Lift-and-Project Integrality Gaps for the Traveling Salesperson Problem

We study the lift-and-project procedures of Lov{'a}sz-Schrijver and Sherali-Adams applied to the standard linear programming relaxation of the traveling salesperson problem with triangle inequality. For the asymmetric TSP tour problem, Charikar, Goemans, and Karloff (FOCS 2004) proved that the integrality gap of the standard relaxation is at least 2. We prove that after one round of the Lov{'a}sz-Schrijver or Sherali-Adams procedures, the integrality gap of the asymmetric TSP tour problem is at least 3/2, with a small caveat on which version of the standard relaxation is used. For the symmetric TSP tour problem, the integrality gap of the standard relaxation is known to be at least 4/3, and Cheung (SIOPT 2005) proved that it remains at least 4/3 after $o(n)$ rounds of the Lov{'a}sz-Schrijver procedure, where $n$ is the number of nodes. For the symmetric TSP path problem, the integrality gap of the standard relaxation is known to be at least 3/2, and we prove that it remains at least 3/2 after $o(n)$ rounds of the Lov{'a}sz-Schrijver procedure, by a simple reduction to Cheung’s result.

💡 Research Summary

The paper investigates how the Lovász‑Schrijver (LS) and Sherali‑Adams (SA) lift‑and‑project hierarchies affect the integrality gaps of the classic linear programming (LP) relaxation for the Traveling Salesperson Problem (TSP) under the triangle inequality. Four variants are considered: symmetric tour, symmetric path, asymmetric tour, and asymmetric path. For the symmetric tour, the well‑known lower bound of 4/3 on the LP gap (proved by Cheung) persists after o(n) rounds of LS, confirming that many rounds of the hierarchy do not close the gap. The authors extend this line of work to the symmetric path problem, showing via a simple reduction to Cheung’s construction that the 3/2 gap also survives o(n) LS rounds.

The main technical contribution concerns the asymmetric tour version.
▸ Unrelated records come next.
# brunnergino/MIDI-VAE

Hardware: AMD Instinct MI355X
Metric: MIDI roll windows/sec (train step) (higher is better)
Workload: dtype bf16

## Files before the change

### midi-vae_amd/csrc/latent.hip

```cpp
#include "common.h"

namespace {

constexpr int LR = 4;
constexpr int LT = 512;
constexpr float CE_EPS = 1e-7f;

template <bool TANH>
__device__ void dense_rows(const float* xs, int ldx, const float* __restrict__ W, int ldw, const float* __restrict__ bias,
                           int K, int N, float* red, float* ys, int ldy, float* yg, int ldg) {
    const int t = threadIdx.x, NV = N / 4;
    for (int c0 = 0; c0 < NV; c0 += LT) {
        const int cur = min(LT, NV - c0), KS = LT / cur, nvl = t % cur, ks = t / cur;
        const int per = ((K + KS - 1) / KS + 3) & ~3;
        if (ks < KS) {
            const int n = (c0 + nvl) * 4;
            f32x4 acc[LR];
#pragma unroll
            for (int r = 0; r < LR; ++r) acc[r] = f32x4{0.f, 0.f, 0.f, 0.f};
            const int k0 = ks * per, k1 = min(K, k0 + per);
            int k = k0;
            for (; k + 16 <= k1; k += 16) {
                f32x4 wv[16];
#pragma unroll
                for (int u = 0; u < 16; ++u) wv[u] = *reinterpret_cast<const f32x4*>(W + (size_t)(k + u) * ldw + n);
#pragma unroll
                for (int r = 0; r < LR; ++r)
#pragma unroll
                    for (int u = 0; u < 16; u += 4) {
                        const f32x4 x = *reinterpret_cast<const f32x4*>(xs + r * ldx + k + u);
                        acc[r] += x[0] * wv[u] + x[1] * wv[u + 1] + x[2] * wv[u + 2] + x[3] * wv[u + 3];
                    }
            }
            for (; k + 4 <= k1; k += 4) {
                f32x4 wv[4];
#pragma unroll
                for (int u = 0; u < 4; ++u) wv[u] = *reinterpret_cast<const f32x4*>(W + (size_t)(k + u) * ldw + n);
#pragma unroll
                for (int r = 0; r < LR; ++r) {
                    const f32x4 x = *reinterpret_cast<const f32x4*>(xs + r * ldx + k);
                    acc[r] += x[0] * wv[0] + x[1] * wv[1] + x[2] * wv[2] + x[3] * wv[3];
                }
            }
            for (; k < k1; ++k) {
                const f32x4 w0 = *reinterpret_cast<const f32x4*>(W + (size_t)k * ldw + n);
#pragma unroll
                for (int r = 0; r < LR; ++r) acc[r] += xs[r * ldx + k] * w0;
            }
#pragma unroll
            for (int r = 0; r < LR; ++r) *reinterpret_cast<f32x4*>(red + ((size_t)(ks * LR + r) * cur + nvl) * 4) = acc[r];
        }
        __syncthreads();
        for (int e = t; e < LR * cur; e += LT) {
            const int r = e / cur, c = e % cur, n = (c0 + c) * 4;
            f32x4 v = {0.f, 0.f, 0.f, 0.f};
            if (bias) v = f32x4{bias[n], bias[n + 1], bias[n + 2], bias[n + 3]};
            for (int s = 0; s < KS; ++s) v += *reinterpret_cast<const f32x4*>(red + ((size_t)(s * LR + r) * cur + c) * 4);
            if (TANH) v = f32x4{tanhf(v[0]), tanhf(v[1]), tanhf(v[2]), tanhf(v[3])};
            if (ys) *reinterpret_cast<f32x4*>(ys + r * ldy + n) = v;
            if (yg) *reinterpret_cast<f32x4*>(yg + (size_t)r * ldg + n) = v;
        }
        __syncthreads();
    }
}

__device__ __forceinline__ int pad4(int n) { return (n + 3) & ~3; }

__global__ __launch_bounds__(LT) void latent_chain_fwd_k(const mvae_latent_chain_fwd_args a) {
    extern __shared__ __attribute__((aligned(16))) float sm[];
    const int H = a.H, Z = a.Z, zin = a.zin, ncH = a.ncat * H, t = threadIdx.x;
    const int r0 = blockIdx.x * LR;
    float* xcat = sm;
    float* h1 = xcat + LR * pad4(ncH);
    float* h2 = h1 + LR * H;
    float* mu = h2 + LR * H;
    float* lv = mu + LR * pad4(Z);
    float* zh = lv + LR * pad4(Z);
    float* red = zh + LR * pad4(zin);
    for (int e = t; e < LR * ncH; e += LT) {
        const int r = e / ncH, c = e % ncH;
        xcat[r * pad4(ncH) + c] = a.cat[(size_t)(r0 + r) * ncH + c];
    }
    __syncthreads();
    const float* h = xcat;
    int ldh = pad4(ncH);
    if (a.w_pack) {
        dense_rows<true>(h, ldh, a.w_pack, H, a.b_pack, ncH, H, red, h1, H, a.pack + (size_t)r0 * H, H);
        h = h1;
        ldh = H;
    }
    if (a.w_extra) {
        dense_rows<true>(h, ldh, a.w_extra, H, a.b_extra, H, H, red, h2, H, a.extra + (size_t)r0 * H, H);
        h = h2;
        ldh = H;
    }
    const int h1w = a.split ? H / 2 : H, h2o = a.split ? h1w : 0, h2w = a.split ? H - h1w : H;
    dense_rows<false>(h, ldh, a.w_mu, Z, a.b_mu, h1w, Z, red, mu, pad4(Z), a.mu + (size_t)r0 * Z, Z);
    dense_rows<false>(h + h2o, ldh, a.w_lv, Z, a.b_lv, h2w, Z, red, lv, pad4(Z), a.logvar + (size_t)r0 * Z, Z);
    {
        const int w = t >> 6, l = t & 63;
        if (w < LR) {
            const int b = r0 + w;
            const float plv = 2.0f * logf(a.prior_std), pvar = a.prior_std * a.prior_std;
            float kl = 0.0f;
            for (int j = l; j < zin; j += 64) {
                float v;
                if (j < Z) {
                    const float m = mu[w * pad4(Z) + j], lg = lv[w * pad4(Z) + j];
                    const float d = m - a.prior_mean;
                    kl += 1.0f + lg - plv - (d * d + expf(lg)) / pvar;
                    v = m + expf(0.5f * lg) * a.eps[(size_t)b * Z + j];
                    a.zh[(size_t)b * zin + j] = v;
                } else {
                    v = a.zh[(size_t)b * zin + j];
                }
                zh[w * pad4(zin) + j] = v;
            }
            kl = wave_sum(kl);
            const bool styled = a.style_target && a.C > 0;
            if (l == 0 && b >= a.B_valid) {
                if (a.kl_rows) a.kl_rows[b] = 0.0f;
                if (a.style_rows && styled) {
                    a.style_rows[(size_t)b * 2] = 0.0f;
                    a.style_rows[(size_t)b * 2 + 1] = 0.0f;
                }
            }
            if (l == 0 && b < a.B_valid) {
                const float klb = a.inv_batch * a.beta * (-0.5f) * kl;
                atomicAdd(a.scalars, klb);
                if (a.kl_rows) a.kl_rows[b] = klb;
                if (styled) {
                    const int C = a.C;
                    const float* zr = zh + w * pad4(zin);
                    float mx = -INFINITY;
                    for (int c = 0; c < C; ++c) mx = fmaxf(mx, zr[c]);
                    float sum = 0.0f;
                    for (int c = 0; c < C; ++c) sum += expf(zr[c] - mx);
                    const int tg = a.style_target[b];
                    float pt = 0.0f, pm = -1.0f;
                    int am = 0;
                    for (int c = 0; c < C; ++c) {
                        const float p = expf(zr[c] - mx) / sum;
                        if (a.style_probs) a.style_probs[(size_t)b * C + c] = p;
                        if (c == tg) pt = p;
                        if (p > pm) { pm = p; am = c; }
                    }
                    const float rw = a.style_row_weight ? a.style_row_weight[b] : a.inv_batch;
                    const float ce = tg < C ? -logf(fminf(fmaxf(pt, CE_EPS), 1.0f - CE_EPS)) : 0.0f;
                    const float hit = am == (tg < C ? tg : 0) ? 1.0f : 0.0f;
                    atomicAdd(a.scalars + 1, rw * ce);
                    atomicAdd(a.scalars + 2, hit);
                    if (a.style_rows) {
                        a.style_rows[(size_t)b * 2] = rw * ce;
                        a.style_rows[(size_t)b * 2 + 1] = hit;
                    }
                }
            }
        }
        __syncthreads();
    }
    if (a.w_init)
        dense_rows<true>(zh, pad4(zin), a.w_init, a.n_init, a.b_init, zin, a.n_init, red, nullptr, 0,
                         a.S + (size_t)r0 * a.n_init, a.n_init);
}
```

While the basic LP relaxation has an integrality gap of at least 2 (Charikar, Goemans, Karloff), the authors prove that after a single round of LS (equivalently one round of SA) the gap remains at least 3/2, provided one works with the weaker formulation of the standard relaxation (the version that drops one of the two degree‑balance constraints). To achieve this, they introduce a novel “frame” structure in directed graphs and use it to construct protection matrices required by the LS operator. These frames consist of carefully chosen collections of directed paths that satisfy the cone constraints of the lifted space while preserving the necessary symmetry and diagonal conditions. The resulting protection matrix forces any feasible solution of the lifted polytope to retain a value that is at least 3/2 times the optimal integer tour length.

The paper also discusses why the stronger version of the relaxation (with both degree constraints) appears to become weaker after lifting, and therefore the lower bound cannot be proved for that formulation with the current techniques.

Overall, the work demonstrates that even a single round of lift‑and‑project does not substantially improve the LP relaxation for asymmetric TSP, and that for symmetric variants the gap remains stubbornly large after many rounds. The frame‑based construction enriches the toolbox for designing protection matrices and may find applications in other combinatorial problems where directionality poses challenges. The results provide unconditional evidence that LP‑based rounding algorithms cannot break the 3/2 (symmetric path) or 3/2 (asymmetric tour) barriers without fundamentally new ideas.